■ Prompt: Which lines of the data contain the string "osign"? Copy every one of them.

:: Exercise inputs

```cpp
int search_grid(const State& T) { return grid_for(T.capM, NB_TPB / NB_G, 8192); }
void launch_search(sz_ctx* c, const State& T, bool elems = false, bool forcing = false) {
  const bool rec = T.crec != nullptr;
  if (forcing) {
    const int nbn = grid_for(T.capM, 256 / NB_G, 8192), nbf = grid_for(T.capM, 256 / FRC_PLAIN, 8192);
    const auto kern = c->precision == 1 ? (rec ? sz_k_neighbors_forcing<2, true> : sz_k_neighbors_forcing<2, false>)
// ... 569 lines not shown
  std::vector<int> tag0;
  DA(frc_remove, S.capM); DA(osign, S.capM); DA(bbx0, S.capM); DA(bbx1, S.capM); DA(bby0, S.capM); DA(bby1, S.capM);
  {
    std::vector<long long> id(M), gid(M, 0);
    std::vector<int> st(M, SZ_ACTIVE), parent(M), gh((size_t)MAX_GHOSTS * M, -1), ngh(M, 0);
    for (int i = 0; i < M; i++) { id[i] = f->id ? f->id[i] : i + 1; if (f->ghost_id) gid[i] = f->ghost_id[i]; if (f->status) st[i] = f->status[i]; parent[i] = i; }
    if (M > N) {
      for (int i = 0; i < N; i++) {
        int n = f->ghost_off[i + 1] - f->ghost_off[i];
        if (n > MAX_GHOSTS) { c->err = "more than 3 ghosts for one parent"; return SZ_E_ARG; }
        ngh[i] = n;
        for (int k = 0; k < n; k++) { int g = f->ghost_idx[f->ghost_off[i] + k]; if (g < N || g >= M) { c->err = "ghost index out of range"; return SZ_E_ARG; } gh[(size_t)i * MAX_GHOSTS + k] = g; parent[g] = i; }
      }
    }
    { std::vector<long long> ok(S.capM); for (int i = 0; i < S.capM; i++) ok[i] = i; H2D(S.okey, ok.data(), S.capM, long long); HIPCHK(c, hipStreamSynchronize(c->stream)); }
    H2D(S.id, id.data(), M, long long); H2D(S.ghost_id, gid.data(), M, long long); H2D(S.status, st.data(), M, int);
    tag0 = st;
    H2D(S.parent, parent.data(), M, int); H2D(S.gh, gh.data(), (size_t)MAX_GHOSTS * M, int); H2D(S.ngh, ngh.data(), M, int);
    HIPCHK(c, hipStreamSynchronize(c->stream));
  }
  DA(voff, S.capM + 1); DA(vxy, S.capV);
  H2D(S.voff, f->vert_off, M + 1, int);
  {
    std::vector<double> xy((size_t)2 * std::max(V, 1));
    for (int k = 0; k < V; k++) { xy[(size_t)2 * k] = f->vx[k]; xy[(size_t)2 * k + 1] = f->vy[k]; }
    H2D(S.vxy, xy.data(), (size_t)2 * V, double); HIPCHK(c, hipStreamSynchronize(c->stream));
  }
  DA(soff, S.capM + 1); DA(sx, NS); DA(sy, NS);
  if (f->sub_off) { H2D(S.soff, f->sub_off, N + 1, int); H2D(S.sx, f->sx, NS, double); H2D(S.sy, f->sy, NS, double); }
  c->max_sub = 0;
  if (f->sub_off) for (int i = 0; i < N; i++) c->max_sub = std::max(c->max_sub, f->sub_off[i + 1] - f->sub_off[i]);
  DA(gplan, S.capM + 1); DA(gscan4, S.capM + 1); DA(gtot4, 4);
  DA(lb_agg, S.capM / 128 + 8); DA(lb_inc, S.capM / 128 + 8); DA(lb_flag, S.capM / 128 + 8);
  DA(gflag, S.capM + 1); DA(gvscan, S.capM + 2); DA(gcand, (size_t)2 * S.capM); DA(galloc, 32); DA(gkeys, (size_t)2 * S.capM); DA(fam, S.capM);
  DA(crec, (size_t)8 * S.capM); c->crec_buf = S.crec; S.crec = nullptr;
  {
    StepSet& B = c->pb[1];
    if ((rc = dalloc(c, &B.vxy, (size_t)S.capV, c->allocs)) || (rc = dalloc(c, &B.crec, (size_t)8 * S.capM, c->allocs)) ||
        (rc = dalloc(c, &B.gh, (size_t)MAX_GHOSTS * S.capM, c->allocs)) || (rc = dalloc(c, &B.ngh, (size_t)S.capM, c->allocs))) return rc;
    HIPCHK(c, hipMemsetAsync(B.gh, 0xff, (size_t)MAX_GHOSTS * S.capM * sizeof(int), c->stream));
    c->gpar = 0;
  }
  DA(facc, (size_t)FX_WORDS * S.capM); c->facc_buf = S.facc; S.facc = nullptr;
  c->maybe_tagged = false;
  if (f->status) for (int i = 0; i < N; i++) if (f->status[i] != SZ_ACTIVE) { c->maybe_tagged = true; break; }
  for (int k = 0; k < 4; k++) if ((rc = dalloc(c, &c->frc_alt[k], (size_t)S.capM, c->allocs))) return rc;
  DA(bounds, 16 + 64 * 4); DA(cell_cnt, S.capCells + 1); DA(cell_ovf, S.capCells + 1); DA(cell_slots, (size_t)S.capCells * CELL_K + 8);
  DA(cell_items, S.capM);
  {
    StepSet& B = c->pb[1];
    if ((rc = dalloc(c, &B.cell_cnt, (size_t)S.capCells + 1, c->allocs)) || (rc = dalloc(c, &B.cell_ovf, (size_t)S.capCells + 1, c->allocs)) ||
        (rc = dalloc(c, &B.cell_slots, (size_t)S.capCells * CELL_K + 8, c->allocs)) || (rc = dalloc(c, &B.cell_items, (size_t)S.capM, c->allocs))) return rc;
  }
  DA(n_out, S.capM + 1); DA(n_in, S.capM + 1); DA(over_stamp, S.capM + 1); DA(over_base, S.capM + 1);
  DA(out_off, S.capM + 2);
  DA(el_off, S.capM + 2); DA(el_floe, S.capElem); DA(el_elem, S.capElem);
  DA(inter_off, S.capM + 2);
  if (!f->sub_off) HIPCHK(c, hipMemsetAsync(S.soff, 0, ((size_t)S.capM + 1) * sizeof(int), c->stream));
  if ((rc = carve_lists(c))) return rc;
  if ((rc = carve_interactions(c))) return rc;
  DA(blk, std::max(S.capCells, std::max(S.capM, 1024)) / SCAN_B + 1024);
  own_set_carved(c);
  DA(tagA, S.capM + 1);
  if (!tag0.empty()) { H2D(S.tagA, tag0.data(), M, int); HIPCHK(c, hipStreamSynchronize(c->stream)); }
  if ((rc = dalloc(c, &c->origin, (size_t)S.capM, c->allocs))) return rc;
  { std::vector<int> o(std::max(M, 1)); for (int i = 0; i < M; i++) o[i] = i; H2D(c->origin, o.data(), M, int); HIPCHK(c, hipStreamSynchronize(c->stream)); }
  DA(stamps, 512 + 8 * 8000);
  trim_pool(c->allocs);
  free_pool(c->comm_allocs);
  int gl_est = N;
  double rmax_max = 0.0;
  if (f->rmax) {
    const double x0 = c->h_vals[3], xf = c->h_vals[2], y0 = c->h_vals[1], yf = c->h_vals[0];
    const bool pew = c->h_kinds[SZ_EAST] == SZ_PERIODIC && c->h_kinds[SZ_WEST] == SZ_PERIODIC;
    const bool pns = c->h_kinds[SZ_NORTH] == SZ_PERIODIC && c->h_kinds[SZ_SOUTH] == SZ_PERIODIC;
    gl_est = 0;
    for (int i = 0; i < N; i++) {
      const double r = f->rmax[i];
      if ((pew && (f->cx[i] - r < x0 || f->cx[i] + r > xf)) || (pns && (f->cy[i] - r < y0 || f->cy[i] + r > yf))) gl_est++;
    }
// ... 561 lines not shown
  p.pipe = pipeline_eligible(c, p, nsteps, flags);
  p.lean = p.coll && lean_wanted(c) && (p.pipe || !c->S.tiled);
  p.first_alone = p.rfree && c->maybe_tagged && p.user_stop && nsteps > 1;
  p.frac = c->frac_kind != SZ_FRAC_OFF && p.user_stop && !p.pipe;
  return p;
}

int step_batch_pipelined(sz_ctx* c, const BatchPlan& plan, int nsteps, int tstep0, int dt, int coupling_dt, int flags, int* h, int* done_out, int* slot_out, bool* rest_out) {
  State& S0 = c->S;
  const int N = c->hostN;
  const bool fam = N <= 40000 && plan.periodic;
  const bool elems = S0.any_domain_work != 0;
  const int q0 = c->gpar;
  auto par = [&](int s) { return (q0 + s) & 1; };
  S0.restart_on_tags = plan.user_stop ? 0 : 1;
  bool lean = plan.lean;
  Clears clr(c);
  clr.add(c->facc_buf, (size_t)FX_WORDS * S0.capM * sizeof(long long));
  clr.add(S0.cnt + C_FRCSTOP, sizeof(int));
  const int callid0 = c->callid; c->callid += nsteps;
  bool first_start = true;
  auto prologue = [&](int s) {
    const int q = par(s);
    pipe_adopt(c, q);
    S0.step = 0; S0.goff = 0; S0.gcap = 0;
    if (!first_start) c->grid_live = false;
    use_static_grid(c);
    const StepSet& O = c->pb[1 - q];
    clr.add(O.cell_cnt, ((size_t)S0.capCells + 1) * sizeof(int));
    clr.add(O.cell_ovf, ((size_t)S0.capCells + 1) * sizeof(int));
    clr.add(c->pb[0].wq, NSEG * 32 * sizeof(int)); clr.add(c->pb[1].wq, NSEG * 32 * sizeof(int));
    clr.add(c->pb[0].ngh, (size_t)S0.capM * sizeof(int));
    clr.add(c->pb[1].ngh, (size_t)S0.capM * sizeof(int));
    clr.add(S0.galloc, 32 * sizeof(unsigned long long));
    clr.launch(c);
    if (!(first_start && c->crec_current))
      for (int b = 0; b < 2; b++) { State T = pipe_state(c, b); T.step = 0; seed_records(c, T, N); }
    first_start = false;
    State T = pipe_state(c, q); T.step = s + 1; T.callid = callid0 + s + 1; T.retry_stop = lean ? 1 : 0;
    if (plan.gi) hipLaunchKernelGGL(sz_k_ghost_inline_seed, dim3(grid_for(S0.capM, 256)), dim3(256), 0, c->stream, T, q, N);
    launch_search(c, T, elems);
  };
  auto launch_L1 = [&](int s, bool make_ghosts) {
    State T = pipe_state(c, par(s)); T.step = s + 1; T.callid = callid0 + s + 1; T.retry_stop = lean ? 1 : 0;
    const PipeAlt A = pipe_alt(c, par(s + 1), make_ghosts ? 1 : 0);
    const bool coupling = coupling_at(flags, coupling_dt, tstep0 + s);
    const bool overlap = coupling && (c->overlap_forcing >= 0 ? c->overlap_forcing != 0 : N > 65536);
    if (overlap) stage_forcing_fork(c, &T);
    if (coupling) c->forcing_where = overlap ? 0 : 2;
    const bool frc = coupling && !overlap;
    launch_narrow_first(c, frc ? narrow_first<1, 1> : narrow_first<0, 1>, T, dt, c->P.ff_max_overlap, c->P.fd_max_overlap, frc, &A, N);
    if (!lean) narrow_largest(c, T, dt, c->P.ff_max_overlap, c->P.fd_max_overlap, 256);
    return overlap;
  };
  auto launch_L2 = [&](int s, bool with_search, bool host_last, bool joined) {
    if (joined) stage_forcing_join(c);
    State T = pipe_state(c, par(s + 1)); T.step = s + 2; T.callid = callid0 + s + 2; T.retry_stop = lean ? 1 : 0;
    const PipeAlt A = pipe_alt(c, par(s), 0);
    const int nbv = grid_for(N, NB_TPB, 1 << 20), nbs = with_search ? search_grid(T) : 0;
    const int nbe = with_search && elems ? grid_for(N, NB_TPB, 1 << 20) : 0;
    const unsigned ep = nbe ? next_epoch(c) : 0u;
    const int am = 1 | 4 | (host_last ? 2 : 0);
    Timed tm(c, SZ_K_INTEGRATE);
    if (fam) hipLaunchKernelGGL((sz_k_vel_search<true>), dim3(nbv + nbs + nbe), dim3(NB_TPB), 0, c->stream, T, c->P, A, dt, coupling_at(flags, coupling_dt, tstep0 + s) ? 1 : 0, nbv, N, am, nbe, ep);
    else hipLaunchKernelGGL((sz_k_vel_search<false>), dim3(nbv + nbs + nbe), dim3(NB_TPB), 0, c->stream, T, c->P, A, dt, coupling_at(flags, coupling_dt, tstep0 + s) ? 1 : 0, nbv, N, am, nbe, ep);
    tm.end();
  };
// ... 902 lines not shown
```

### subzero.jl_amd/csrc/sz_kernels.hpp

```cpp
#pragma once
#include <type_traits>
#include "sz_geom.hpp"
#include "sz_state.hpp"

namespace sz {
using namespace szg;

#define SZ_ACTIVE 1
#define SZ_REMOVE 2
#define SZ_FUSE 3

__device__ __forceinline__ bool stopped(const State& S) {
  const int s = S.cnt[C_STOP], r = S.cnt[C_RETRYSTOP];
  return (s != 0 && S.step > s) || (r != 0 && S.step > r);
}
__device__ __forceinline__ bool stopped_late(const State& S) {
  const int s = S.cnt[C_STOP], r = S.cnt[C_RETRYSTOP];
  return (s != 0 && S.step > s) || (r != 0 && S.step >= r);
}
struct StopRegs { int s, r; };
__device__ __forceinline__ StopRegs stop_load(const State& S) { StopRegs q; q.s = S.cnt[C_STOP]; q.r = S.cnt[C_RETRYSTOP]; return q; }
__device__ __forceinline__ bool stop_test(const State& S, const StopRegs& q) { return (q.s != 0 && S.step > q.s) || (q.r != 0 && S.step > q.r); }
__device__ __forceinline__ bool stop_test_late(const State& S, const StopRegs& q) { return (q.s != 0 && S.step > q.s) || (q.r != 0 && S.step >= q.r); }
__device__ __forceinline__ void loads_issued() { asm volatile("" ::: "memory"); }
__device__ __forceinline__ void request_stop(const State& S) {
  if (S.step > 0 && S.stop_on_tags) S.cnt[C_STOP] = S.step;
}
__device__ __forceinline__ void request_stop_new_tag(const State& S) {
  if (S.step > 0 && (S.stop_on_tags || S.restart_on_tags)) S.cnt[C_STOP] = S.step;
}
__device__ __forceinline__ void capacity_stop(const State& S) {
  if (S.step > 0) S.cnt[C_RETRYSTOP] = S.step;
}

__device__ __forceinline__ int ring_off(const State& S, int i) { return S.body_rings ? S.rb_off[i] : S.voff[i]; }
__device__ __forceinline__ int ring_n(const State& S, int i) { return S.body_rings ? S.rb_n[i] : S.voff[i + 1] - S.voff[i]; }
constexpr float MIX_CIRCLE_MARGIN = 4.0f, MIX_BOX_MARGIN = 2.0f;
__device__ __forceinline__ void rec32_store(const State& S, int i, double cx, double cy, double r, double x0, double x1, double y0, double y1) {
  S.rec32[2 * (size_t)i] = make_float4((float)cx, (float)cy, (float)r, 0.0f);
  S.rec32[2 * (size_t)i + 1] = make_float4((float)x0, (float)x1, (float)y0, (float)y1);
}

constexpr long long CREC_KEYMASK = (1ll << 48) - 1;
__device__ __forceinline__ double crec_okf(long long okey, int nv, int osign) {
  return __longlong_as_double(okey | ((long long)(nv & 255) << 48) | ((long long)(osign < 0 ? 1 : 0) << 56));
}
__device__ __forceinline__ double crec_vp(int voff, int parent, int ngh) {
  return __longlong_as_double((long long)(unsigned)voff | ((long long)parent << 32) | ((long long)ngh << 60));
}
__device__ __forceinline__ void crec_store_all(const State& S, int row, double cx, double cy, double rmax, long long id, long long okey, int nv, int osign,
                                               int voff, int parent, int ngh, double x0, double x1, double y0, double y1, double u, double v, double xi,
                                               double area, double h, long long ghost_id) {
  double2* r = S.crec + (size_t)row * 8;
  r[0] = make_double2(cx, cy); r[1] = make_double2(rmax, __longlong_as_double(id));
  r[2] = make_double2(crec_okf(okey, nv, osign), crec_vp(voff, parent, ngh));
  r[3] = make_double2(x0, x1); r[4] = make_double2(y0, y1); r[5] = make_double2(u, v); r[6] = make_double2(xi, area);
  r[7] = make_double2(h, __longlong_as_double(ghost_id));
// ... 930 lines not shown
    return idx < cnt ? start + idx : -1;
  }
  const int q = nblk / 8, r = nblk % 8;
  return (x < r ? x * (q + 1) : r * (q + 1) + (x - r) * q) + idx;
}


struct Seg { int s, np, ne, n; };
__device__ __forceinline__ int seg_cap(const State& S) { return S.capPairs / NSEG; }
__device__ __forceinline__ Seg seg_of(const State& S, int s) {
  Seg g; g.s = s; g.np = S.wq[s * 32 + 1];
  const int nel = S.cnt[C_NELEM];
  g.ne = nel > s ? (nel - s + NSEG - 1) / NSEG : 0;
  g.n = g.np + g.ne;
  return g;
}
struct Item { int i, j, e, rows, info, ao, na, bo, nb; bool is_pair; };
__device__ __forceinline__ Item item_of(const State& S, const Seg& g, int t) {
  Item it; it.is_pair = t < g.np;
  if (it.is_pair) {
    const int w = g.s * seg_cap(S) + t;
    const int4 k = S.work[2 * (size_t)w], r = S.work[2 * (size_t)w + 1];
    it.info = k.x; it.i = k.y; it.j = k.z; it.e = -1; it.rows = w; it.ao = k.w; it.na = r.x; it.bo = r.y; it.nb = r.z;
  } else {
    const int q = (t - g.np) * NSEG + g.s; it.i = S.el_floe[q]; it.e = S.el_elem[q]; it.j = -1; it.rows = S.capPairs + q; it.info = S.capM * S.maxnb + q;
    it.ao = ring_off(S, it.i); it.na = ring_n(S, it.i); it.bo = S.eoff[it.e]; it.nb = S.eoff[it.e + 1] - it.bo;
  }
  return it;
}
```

::::

■ Written solution:
  DA(frc_remove, S.capM); DA(osign, S.capM); DA(bbx0, S.capM); DA(bbx1, S.capM); DA(bby0, S.capM); DA(bby1, S.capM);
__device__ __forceinline__ double crec_okf(long long okey, int nv, int osign) {
  return __longlong_as_double(okey | ((long long)(nv & 255) << 48) | ((long long)(osign < 0 ? 1 : 0) << 56));
__device__ __forceinline__ void crec_store_all(const State& S, int row, double cx, double cy, double rmax, long long id, long long okey, int nv, int osign,
  r[2] = make_double2(crec_okf(okey, nv, osign), crec_vp(voff, parent, ngh));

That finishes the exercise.